Le nouveau Premier ministre tunisien Ahmed Hachani, nommé mardi par le président Kaïs Saïed, doit s’ouvrir «aux différentes composantes» du pays. C’est ce qu’a indiqué hier le chef de la principale centrale syndicale du pays UGTT, en marge d’un rassemblement à Sfax (centre-est), selon des propos recueillis par l’AFP.
«L’essentiel ne consiste pas à changer les gens, mais plutôt à changer les stratégies et les politiques», a déclaré Noureddine Taboubi, à propos du limogeage de la cheffe de gouvernement Najla Bouden au bout d’un an et demi dans son poste. Environ 250 partisans de l’UGTT, un syndicat ancré à gauche, qui compte près d’un million d’adhérents dans tout le pays, se sont réunis à Sfax pour commémorer la mort de militants en 1947, à l’époque du protectorat français en Tunisie.

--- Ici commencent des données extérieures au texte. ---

template <int RATIO, int D, typename CT>
__global__ __launch_bounds__(64) void decode_partial_kernel(
    float* __restrict__ part,
    const short* __restrict__ q,
    const CT* __restrict__ k_cache,
    const CT* __restrict__ v_cache,
    const int* __restrict__ page_table,
    const int* __restrict__ seq_lens,
    float scale, int n_q, int n_kv, int PS, int max_pages, long q_ts) {
  constexpr bool FP8 = sizeof(CT) == 1;
  const int b = blockIdx.x;
  const int g = blockIdx.y;
  const int split = blockIdx.z;
  const int lane = threadIdx.x;
  const int len = seq_lens[b];
  constexpr int D8 = D / 8;

  float* my_part = part +
      ((((long)b * gridDim.y + g) * SPLITS + split) * RATIO) * PART_STRIDE;

  const int n_chunks = (len + CHUNK - 1) / CHUNK;
  const int cpw = (n_chunks + SPLITS - 1) / SPLITS;
  const int c0 = split * cpw;
  const int c1 = min(c0 + cpw, n_chunks);
  if (len <= 0 || c0 >= c1) {
    for (int h = 0; h < RATIO; ++h) {
      float* pp = my_part + h * PART_STRIDE;
      pp[2 * lane] = 0.f;
      pp[2 * lane + 1] = 0.f;
      if (lane == 0) { pp[128] = -FLT_MAX; pp[129] = 0.f; }
    }
    return;
  }

  __shared__ float p_lds[RATIO][CHUNK];
  const int qh0 = g * RATIO;
  const int ds = lane / 16;
  const int t16 = lane % 16;
  typedef __bf16 bf2 __attribute__((ext_vector_type(2)));
  __shared__ short q_lds[RATIO][D];
#pragma unroll
  for (int h = 0; h < RATIO; ++h) {
    const short* qp = q + (long)b * q_ts + (long)(qh0 + h) * D;
#pragma unroll
    for (int r = 0; r < D / WAVE; ++r)
      q_lds[h][r * WAVE + lane] = qp[r * WAVE + lane];
  }
  __builtin_amdgcn_s_waitcnt(0);

  constexpr int Q8S = D + 8;
  __shared__ unsigned char q8_lds[16 * Q8S];
  __shared__ float qsc_lds[16];
  if constexpr (sizeof(CT) == 1) {
#pragma unroll
    for (int h = 0; h < 16; ++h) {
      float sc = 0.f;
      if (h < RATIO) {
        float mx = fmaxf(fabsf(bits2f(q_lds[h][2 * lane])),
                         fabsf(bits2f(q_lds[h][2 * lane + 1])));
        mx = wave_max(mx);
        sc = fmaxf(mx, 1e-8f) / 448.f;
        const float inv = 1.f / sc;
        q8_lds[h * Q8S + 2 * lane] =
            f2fp8(bits2f(q_lds[h][2 * lane]) * inv);
        q8_lds[h * Q8S + 2 * lane + 1] =
            f2fp8(bits2f(q_lds[h][2 * lane + 1]) * inv);
      } else {
        q8_lds[h * Q8S + 2 * lane] = 0;
        q8_lds[h * Q8S + 2 * lane + 1] = 0;
      }
      if (lane == 0) qsc_lds[h] = sc;
    }
    __builtin_amdgcn_s_waitcnt(0);
  }

  const int pv_tg = lane / 16;
  const int pv_dg = lane % 16;
  float m[RATIO], l[RATIO];
  float o[RATIO][8];
#pragma unroll
  for (int h = 0; h < RATIO; ++h) {
    m[h] = -FLT_MAX; l[h] = 0.f;
#pragma unroll
    for (int j = 0; j < 8; ++j) o[h][j] = 0.f;
  }
  const int* pt = page_table + (long)b * max_pages;

  for (int c = c0; c < c1; ++c) {
    if constexpr (FP8) {
      __shared__ float cm_b[16], cs_b[16], mn_b[16];
      const int myh = lane % 16;
      float sv[16];
#pragma unroll
      for (int gt = 0; gt < 4; ++gt) {
        const int tok = c * CHUNK + gt * 16 + (lane % 16);
        const int tok_c = min(tok, len - 1);
        const long page = pt[tok_c / PS];
        const CT* kp = k_cache +
            ((long)page * n_kv + g) * D8 * PS * 8 + (tok_c % PS) * 8;
        f32x4 acc = {0.f, 0.f, 0.f, 0.f};
#pragma unroll
        for (int dc = 0; dc < 4; ++dc) {
          long a, bq;
          __builtin_memcpy(&a, kp + (long)(dc * 4 + lane / 16) * PS * 8, 8);
          __builtin_memcpy(&bq, &q8_lds[myh * Q8S + dc * 32 + (lane / 16) * 8],
                           8);
          acc = __builtin_amdgcn_mfma_f32_16x16x32_fp8_fp8(a, bq, acc, 0, 0, 0);
        }
#pragma unroll
        for (int r = 0; r < 4; ++r) sv[gt * 4 + r] = acc[r];
      }
      const float qs = qsc_lds[myh] * scale;
      float cmax = -FLT_MAX;
#pragma unroll
      for (int gt = 0; gt < 4; ++gt)
#pragma unroll
        for (int r = 0; r < 4; ++r) {
          const int tok = c * CHUNK + gt * 16 + (lane / 16) * 4 + r;
          const float v = (tok < len) ? sv[gt * 4 + r] * qs : -FLT_MAX;
          sv[gt * 4 + r] = v;
          cmax = fmaxf(cmax, v);
        }
      cmax = fmaxf(cmax, __shfl_xor(cmax, 16, WAVE));
      cmax = fmaxf(cmax, __shfl_xor(cmax, 32, WAVE));
      if (lane < 16) cm_b[myh] = cmax;
      __builtin_amdgcn_s_waitcnt(0);
      float alpha_s[RATIO];
#pragma unroll
      for (int h = 0; h < RATIO; ++h) {
        const float mn = fmaxf(m[h], cm_b[h]);
        alpha_s[h] = (m[h] == -FLT_MAX) ? 0.f : __expf(m[h] - mn);
#pragma unroll
        for (int j = 0; j < 8; ++j) o[h][j] *= alpha_s[h];
        m[h] = mn;
        if (lane == 0) mn_b[h] = mn;
      }
      __builtin_amdgcn_s_waitcnt(0);
      const float mn_my = mn_b[myh];
      float csum = 0.f;
#pragma unroll
      for (int gt = 0; gt < 4; ++gt)
#pragma unroll
        for (int r = 0; r < 4; ++r) {
          const int t = gt * 16 + (lane / 16) * 4 + r;
          const float pv = (sv[gt * 4 + r] == -FLT_MAX)
                               ? 0.f
                               : __expf(sv[gt * 4 + r] - mn_my);
          if (myh < RATIO) p_lds[myh][t] = pv;
          csum += pv;
        }
      csum += __shfl_xor(csum, 16, WAVE);
      csum += __shfl_xor(csum, 32, WAVE);
      if (lane < 16) cs_b[myh] = csum;
      __builtin_amdgcn_s_waitcnt(0);
#pragma unroll
      for (int h = 0; h < RATIO; ++h) l[h] = l[h] * alpha_s[h] + cs_b[h];
    } else {
    float s[4][RATIO];
#pragma unroll
    for (int sub = 0; sub < 4; ++sub) {
      const int tok = c * CHUNK + sub * 16 + t16;
      float acc[RATIO];
#pragma unroll
      for (int h = 0; h < RATIO; ++h) acc[h] = 0.f;
      if (tok < len) {
        const long page = pt[tok / PS];
        const CT* kp = k_cache +
            ((long)page * n_kv + g) * D8 * PS * 8 + (tok % PS) * 8;
        {
          bf16x8 kv[4];
#pragma unroll
          for (int r = 0; r < 4; ++r)
            kv[r] = *reinterpret_cast<const bf16x8*>(
                kp + (long)(r * 4 + ds) * PS * 8);
#pragma unroll
          for (int r = 0; r < 4; ++r) {
            const bf2* kp2 = reinterpret_cast<const bf2*>(&kv[r]);
#pragma unroll
            for (int h = 0; h < RATIO; ++h) {
              const bf16x8 qv8 = *reinterpret_cast<const bf16x8*>(
                  &q_lds[h][(r * 4 + ds) * 8]);
              const bf2* qp2 = reinterpret_cast<const bf2*>(&qv8);
#pragma unroll
              for (int j = 0; j < 4; ++j)
                acc[h] = __builtin_amdgcn_fdot2_f32_bf16(kp2[j], qp2[j],
                                                         acc[h], false);
            }
          }
        }
      }
#pragma unroll
      for (int h = 0; h < RATIO; ++h) {
        acc[h] += __shfl_xor(acc[h], 16, WAVE);
        acc[h] += __shfl_xor(acc[h], 32, WAVE);
        s[sub][h] = (tok < len) ? acc[h] * scale : -FLT_MAX;
      }
    }
#pragma unroll
    for (int h = 0; h < RATIO; ++h) {
      float cm = fmaxf(fmaxf(s[0][h], s[1][h]), fmaxf(s[2][h], s[3][h]));
      cm = wave_max(cm);
      const float mn = fmaxf(m[h], cm);
      float psum = 0.f;
#pragma unroll
      for (int sub = 0; sub < 4; ++sub) {
        const float p = (s[sub][h] == -FLT_MAX) ? 0.f : __expf(s[sub][h] - mn);
        if (ds == 0) {
          p_lds[h][sub * 16 + t16] = p;
          psum += p;
        }
      }
      const float csum = wave_sum(psum);
      const float alpha = (m[h] == -FLT_MAX) ? 0.f : __expf(m[h] - mn);
      l[h] = l[h] * alpha + csum;
#pragma unroll
      for (int j = 0; j < 8; ++j) o[h][j] *= alpha;
      m[h] = mn;
    }
    __builtin_amdgcn_s_waitcnt(0);
    }

    const int base_tok = c * CHUNK;
#pragma unroll 4
    for (int u = 0; u < 16; ++u) {
      const int t = u * 4 + pv_tg;
      const int gt = base_tok + t;
      const int gt_c = min(gt, len - 1);
      const long page = pt[gt_c / PS];
      const CT* vp = v_cache +
          (((long)page * n_kv + g) * PS + gt_c % PS) * D + pv_dg * 8;
      float vf[8];
      if constexpr (FP8) {
        const u8x8 vv = *reinterpret_cast<const u8x8*>(vp);
        fp8x8_to_f32(vv, vf);
      } else {
        const bf16x8 vv = *reinterpret_cast<const bf16x8*>(vp);
#pragma unroll
        for (int j = 0; j < 8; ++j) vf[j] = bits2f(vv[j]);
      }
#pragma unroll
      for (int h = 0; h < RATIO; ++h) {
        const float pw = p_lds[h][t];
#pragma unroll
        for (int j = 0; j < 8; ++j)
          o[h][j] = fmaf(pw, vf[j], o[h][j]);
      }
    }
  }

Kaïs Saïed, élu démocratiquement en octobre 2019, s’est emparé de tous les pouvoirs depuis le 25 juillet 2021, et gouverne depuis par décrets présidentiels. Il peut révoquer à tout moment son chef de gouvernement ou ses ministres. Il n’a pas donné d’explications à l’éviction de Mme Bouden et a nommé à sa place A. Hachani, un ancien cadre de la Banque centrale de Tunisie, juriste de formation, qui a fréquenté la même faculté de droit que lui. «Le nouveau Premier ministre aura-t-il des pouvoirs de décision et sera-t-il ouvert aux différentes composantes dans le pays pour pouvoir surmonter les difficultés et les défis du pays», s’est demandé N. Taboubi.

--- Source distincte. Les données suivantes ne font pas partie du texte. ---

diff --git a/futuredet_amd/csrc/fd_spconv_chunk.h b/futuredet_amd/csrc/fd_spconv_chunk.h
--- a/futuredet_amd/csrc/fd_spconv_chunk.h
+++ b/futuredet_amd/csrc/fd_spconv_chunk.h
@@ -15,6 +15,18 @@
     const unsigned hi = (unsigned)e & 0xffffff00u;
     return CIN >= 64 ? hi << (CIN == 128 ? 1 : 0) : hi >> (CIN == 32 ? 1 : 2);
 }
+
+constexpr int kLayoutIn = 1, kLayoutResidual = 2, kLayoutOut = 4;
+constexpr int kFlagRelu = 1, kFlagResidualSwz = kLayoutResidual, kFlagOutSwz = kLayoutOut;
+constexpr int kernel_flags(int relu, int layout) { return (relu ? kFlagRelu : 0) | (layout & (kLayoutResidual | kLayoutOut)); }
+__host__ __device__ constexpr unsigned swz_piece_bytes(unsigned s, unsigned r) { return (s ^ (r & 7u)) << 4; }
+template <int COLS>
+__device__ __forceinline__ int swz_col4(int c4, int row, bool on) {
+    if constexpr (COLS < 32) return c4;
+    return c4 ^ (row & (on ? 7 : 0));
+}
+__device__ __forceinline__ unsigned entry_swz_bits(int e) { return ((unsigned)e >> 4) & 0x70u; }
+
 inline bool entries_fit(int64_t n_in_bound, int cin) { return n_in_bound < (1ll << 23) && n_in_bound * cin * 4 < (1ll << 31); }
 
 struct Layout {
@@ -113,7 +125,7 @@
 constexpr bool kInitAcc = COUT <= 64;
 
 template <int TM, int COUT, int TS>
-__device__ __forceinline__ void init_acc(float *s_acc, const float *bias, const float *residual, int row0, int n_rows) {
+__device__ __forceinline__ void init_acc(float *s_acc, const float *bias, const float *residual, int flags, int row0, int n_rows) {
     const int tid = threadIdx.x;
     if constexpr (kInitAcc<COUT>) {
         constexpr int C4i = COUT / 4, NINIT = TM * C4i / 256;
@@ -130,7 +142,7 @@
             for (int i = 0; i < NINIT; ++i) {
                 const int t = tid + i * 256, r = t / C4i, c4 = t - r * C4i;
                 const int rr = r < n_rows ? r : n_rows - 1;
-                rv[i] = reinterpret_cast<const float4 *>(residual + (int64_t)(row0 + rr) * COUT)[c4];
+                rv[i] = reinterpret_cast<const float4 *>(residual + (int64_t)(row0 + rr) * COUT)[swz_col4<COUT>(c4, row0 + rr, flags & kFlagResidualSwz)];
             }
 #pragma unroll
             for (int i = 0; i < NINIT; ++i) { iv[i].x += rv[i].x; iv[i].y += rv[i].y; iv[i].z += rv[i].z; iv[i].w += rv[i].w; }
@@ -148,7 +160,7 @@
 
 template <int TM, int COUT, int TS, int ITEM>
 __device__ __forceinline__ void stage_chunk(const int (&pre)[kSliceRegs<TM>], int *s_list, int *s_pad, float *s_acc, const float *bias,
-                                            const float *residual, int K, int row0, int n_rows) {
+                                            const float *residual, int flags, int K, int row0, int n_rows) {
     const int tid = threadIdx.x;
     static_assert(256 % TM == 0, "a thread stages the same local row in every pass");
     const bool in_chunk = tid % TM < n_rows;
@@ -157,7 +169,7 @@
         const int t = tid + i * 256;
         if (t < K * TM) s_list[t] = in_chunk ? pre[i] : -1;
     }
-    init_acc<TM, COUT, TS>(s_acc, bias, residual, row0, n_rows);
+    init_acc<TM, COUT, TS>(s_acc, bias, residual, flags, row0, n_rows);
     if (tid < ITEM) s_pad[tid] = pad_entry(TM);
 }
 
@@ -168,7 +180,7 @@
 
 template <int TM, int COUT, int TS, int ITEM>
 __device__ __forceinline__ void stage_plan_chunk(const int (&pre)[kSliceRegs<TM>], int *s_list, unsigned char *s_cnt, int *s_pad, float *s_acc,
-                                                 const float *bias, const float *residual, int row0, int n_rows) {
+                                                 const float *bias, const float *residual, int flags, int row0, int n_rows) {
     const int tid = threadIdx.x;
     static_assert(TM == kPlanTM && 256 % TM == 0, "the plan is cut for 128-row chunks");
     static_assert(kSliceRegs<TM> * 256 >= kMaxTaps * TM + kPlanCountWords, "the count words ride in the slice's last register");
@@ -185,7 +197,7 @@
                 if (k0 + q < kMaxTaps) s_cnt[(k0 + q) * 4] = (unsigned char)((unsigned)pre[i] >> (8 * q));
         }
     }
-    init_acc<TM, COUT, TS>(s_acc, bias, residual, row0, n_rows);
+    init_acc<TM, COUT, TS>(s_acc, bias, residual, flags, row0, n_rows);
     if (tid < ITEM) s_pad[tid] = pad_entry(TM);
 }
 
@@ -252,7 +264,7 @@
 }
 
 template <int TM, int COUT, int TS>
-__device__ __forceinline__ void epilogue(float *s_acc, const float *bias, const float *residual, int relu,
+__device__ __forceinline__ void epilogue(float *s_acc, const float *bias, const float *residual, int flags,
                                          float *out, int row0, int n_rows) {
     const int tid = threadIdx.x;
     constexpr int C4 = COUT / 4;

«La misère et la faim ont augmenté»
Le président Saïed a fait réformer la Constitution tunisienne pour instaurer un système hyper-présidentialiste à la place du régime parlementaire en vigueur depuis la révolution de 2011 qui a marqué l’avènement de la démocratie dans ce pays. Même si l’UGTT se défend d’être une formation politique, elle dispose d’un poids important dans le paysage tunisien, pour avoir reçu avec trois autres organisations en 2015 le Prix Nobel de la Paix, récompensant leur rôle dans le «dialogue national» instauré pour sortir le pays d’une crise menaçant la transition démocratique. Interrogé sur une nouvelle «Initiative de salut national» lancée en janvier par l’UGTT avec d’autres organisations de la société civile, N. Taboubi a assuré qu’elle «sera prête lorsque le peuple tunisien en aura besoin».

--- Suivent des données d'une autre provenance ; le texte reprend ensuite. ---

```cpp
hipError_t fr_launch_escape(const fr_kparams &p, int precision, int mode, const fr_kout &out, int tile,
                            hipStream_t stream, const char **kernel_name);

hipError_t fr_launch_escape_dd(const fr_kparams &p, double pos_lo_re, double pos_lo_im, int mode, const fr_kout &out,
                               bool with_lo, hipStream_t stream, const char **kernel_name);

bool fr_wants_work_queue(const fr_kparams &p, int tile);

bool fr_wants_two_pass(fr_kparams &p, int precision, int tile, int hint = -1);
// ... 31 lines not shown
```

fractal-renderer_amd/csrc/fr_kernels.hip:

```cpp
#include "fr_kernels.h"

#include <cmath>

#include <cstdlib>

#include "fr_math.h"

namespace {

#include "fr_colour.h"

constexpr int kWaves = 4;


#define FR_ORBIT_STEP(SFX, TAG)                    \
    "v_add_" SFX " %[t], %[r2], -%[i2]\n"          \
    "v_add_" SFX " %[x], %[re], %[re]\n"           \
    "v_add_" SFX " %[re], %[t], %[cre]\n"          \
    "v_mul_" SFX " %[x], %[x], %[im]\n"            \
    "v_add_" SFX " %[im], %[x], %[cim]\n"          \
    "v_mul_" SFX " %[r2], %[re], %[re]\n"          \
    "v_mul_" SFX " %[i2], %[im], %[im]\n"          \
    "v_add_" SFX " %[t], %[r2], %[i2]\n"           \
    "s_mov_b64 %[sprev], exec\n"                   \
// ... 559 lines not shown
        const bool ok = valid && d32 >= f.lo && d32 <= 0x1.ffffep119f && decided;
        packed = ok ? pk : 0u;
        todo &= ~ballot64(ok);
    }
    if (todo != 0ull) {
        bool inside_done = false;
        if (lane_in(todo)) {
            double dist;
            if constexpr (sizeof(T) == 8) {
                dist = (double)(r2 + i2);
            } else {
                const double zre = (double)re, zim = (double)im;
                dist = zre * zre + zim * zim;
            }
            FR_COLD_PARAMS(kp);
            inside_done = !(dist > kp->stable_limit);
            if (inside_done && kp->inside)
                packed = sat_u8_dev(kp->sec_f[0] * dist) | (sat_u8_dev(kp->sec_f[2] * dist) << 8) | (sat_u8_dev(kp->sec_f[1] * dist) << 16);
        }
        todo &= ~ballot64(inside_done);
    }
    if (todo != 0ull) {
        if (lane_in(todo)) {
            FR_COLD_PARAMS(kp);
            const ColourConsts cc = make_colour_consts(*kp);
            uint8_t rgb[3];
            colour_pixel<T>(cc, re, im, r2, i2, iters, lds_tab, palette, rgb);
            packed = (uint32_t)rgb[0] | ((uint32_t)rgb[1] << 8) | ((uint32_t)rgb[2] << 16);
        }
    }
    return packed;
}

template <typename T, int MODE>
__device__ __forceinline__ void render_pixel(const fr_kparams &p, const fr_kout &out, const double *s_tab,
                                             const uint32_t *s_pal, double sre, double sim, bool valid,
                                             uint32_t cx, uint32_t r, uint32_t lane, uint32_t r_out,
                                             int strip_scalable = -1, const TileOut *to = nullptr) {
    double zre = 0.0, zim = 0.0;
    T tre = 0, tim = 0, tr2 = 0, ti2 = 0;
    uint32_t iters = 0;
    const bool escape_algo = p.algo == 0  || p.algo == 2 ;
    if (valid && escape_algo) {
        const double cre = p.algo == 0 ? sre : p.julia_re;
        const double cim = p.algo == 0 ? sim : p.julia_im;
        if constexpr (sizeof(T) == 8) {
            tre = sre;
            tim = sim;
            iters = orbit_auto<double>(p.loop_mode, p.iterations, tre, tim, cre, cim, p.limit * p.limit, p.skip_t,
                                       tr2, ti2, strip_scalable, p.loop_spec);
            zre = tre;
            zim = tim;
        } else {
            tre = (float)sre, tim = (float)sim;
            const float lim = (float)p.limit;
            iters = orbit_auto<float>(p.loop_mode, p.iterations, tre, tim, (float)cre, (float)cim, lim * lim,
                                      (float)p.skip_t, tr2, ti2, strip_scalable, p.loop_spec);
            zre = (double)tre;
            zim = (double)tim;
        }
    }

    if constexpr (MODE == FR_OUT_RGB) {
        if (to != nullptr) {
            uint32_t packed = 0;
            if (escape_algo) packed = colour_packed<T>(valid, to->fast_colour, tre, tim, tr2, ti2, iters, s_tab, s_pal);
            if (valid) {
                if (to->narrow) {
                    store_packed(to->base, to->lane_off, packed, to->bpp);
                } else {
                    const uint8_t rgb[3] = {(uint8_t)packed, (uint8_t)(packed >> 8), (uint8_t)(packed >> 16)};
                    store_pixel(p, out.rgb, r_out, cx, rgb);
                }
            }
        } else if (valid) {
            uint8_t rgb[3] = {0, 0, 0};
            if (escape_algo) {
                const ColourConsts cc = make_colour_consts(p);
                colour_pixel<T>(cc, tre, tim, tr2, ti2, iters, s_tab, s_pal, rgb);
            }
            store_pixel(p, out.rgb, r_out, cx, rgb);
        }
    } else if constexpr (MODE == FR_OUT_ESCAPE) {
        if (valid) {
            const uint64_t k = (uint64_t)r * p.ncols + cx;
            if (out.z) {
                out.z[2 * k] = zre;
                out.z[2 * k + 1] = zim;
            }
            if (out.iters) out.iters[k] = iters;
        }
    } else {
        unsigned long long n = 0;
        if (valid && escape_algo) n = iters < p.iterations ? (unsigned long long)iters + 1ull : p.iterations;
        for (int off = 32; off > 0; off >>= 1) n += __shfl_down(n, off, 64);
        if (lane == 0 && n) atomicAdd(out.count + ((blockIdx.x + 131u * blockIdx.y) % FR_COUNT_SLOTS), n);
    }
}

template <typename T, int TW, int TH, int WX, int WY, int MODE>
__global__ __launch_bounds__(64 * kWaves) void escape_kernel(const fr_kparams p, const fr_kout out) {
    static_assert(TW * TH == 64 && WX * WY == kWaves, "one lane per pixel, 4 waves per workgroup");
    constexpr int BW = TW * WX, BH = TH * WY;
    __shared__ double s_tab[FR_LOG2_N * 3];
    __shared__ double s_re[BW];
    __shared__ double s_im[BH];

    const uint32_t tid = threadIdx.x;
    const uint32_t tiles_x = (p.ncols + BW - 1) / BW;
    const uint32_t bx = blockIdx.x % tiles_x, by = blockIdx.x / tiles_x;
    const uint32_t col0 = bx * BW, row0 = by * BH;

    if (MODE == FR_OUT_RGB) {
        const double *gt = &g_log2_tab[0][0];
        for (uint32_t k = tid; k < FR_LOG2_N * 3; k += 64 * kWaves) s_tab[k] = gt[k];
    }
    if (tid < BW + BH) {
        const double width = (double)p.width, height = (double)p.height;
        if (tid < BW) {
            const uint32_t x = p.x_first + (col0 + tid) * p.x_stride;
            s_re[tid] = coord_to_space((double)x, height, (width / height) / 2.0, p.pos_re, p.scale_re);
        } else {
            const uint32_t r = row0 + (tid - BW);
            const uint32_t y = p.y_first + (r / p.block_rows) * p.y_stride + r % p.block_rows;
            s_im[tid - BW] = coord_to_space((double)y, height, 0.5, p.pos_im, p.scale_im);
        }
    }
    __syncthreads();

    const uint32_t wave = tid >> 6, lane = tid & 63;
// ... 2 lines not shown
    const uint32_t cx = col0 + lx, r = row0 + ly;
    const bool valid = cx < p.ncols && r < p.nrows;
    render_pixel<T, MODE>(p, out, s_tab, nullptr, s_re[lx], s_im[ly], valid, cx, r, lane, r);
}

template <typename T>
__device__ __forceinline__ bool coords_admissible(bool julia, double julia_re, double julia_im, double coord, bool relevant) {
    constexpr T lo = ScalableRange<T>::lo, hi = ScalableRange<T>::hi;
    const T v = (T)coord;
    const T av = __builtin_fabs(v);
    const bool in_range = av >= lo && av <= hi;
    bool lane_ok;
    if (julia) {
        const T jr = __builtin_fabs((T)julia_re), ji = __builtin_fabs((T)julia_im);
        lane_ok = (v == (T)0 || in_range) && jr >= lo && jr <= hi && ji >= lo && ji <= hi;
    } else {
        lane_ok = in_range;
    }
    return __ballot(relevant && !lane_ok) == 0ull;
}
template <typename T>
__device__ __forceinline__ bool coords_admissible(const fr_kparams &p, double coord, bool relevant) {
    return coords_admissible<T>(p.algo == 2, p.julia_re, p.julia_im, coord, relevant);
}
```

Les manifestants réunis autour de leur chef ont scandé des slogans critiquant le gouvernement tels que «Citoyen opprimé, la misère et la faim ont augmenté» ou encore «Où est le sucre, où est l’huile ?» Ils faisaient référence aux pénuries dont souffre actuellement la Tunisie qui, étranglée par un endettement de 80% du PIB, est à court de liquidités pour se fournir en produits de base.
Ceux-ci sont achetés par l’Etat avant d’être réinjectés à des prix subventionnés sur le marché. Outre ces difficultés, la Tunisie est plongée dans une crise politique, aggravée par l’arrestation depuis février d’une vingtaine d’opposants au président Saïed, dont Rached Ghannouchi, chef du parti islamiste Ennahdha, au cœur de la plupart des coalitions de la dernière décennie.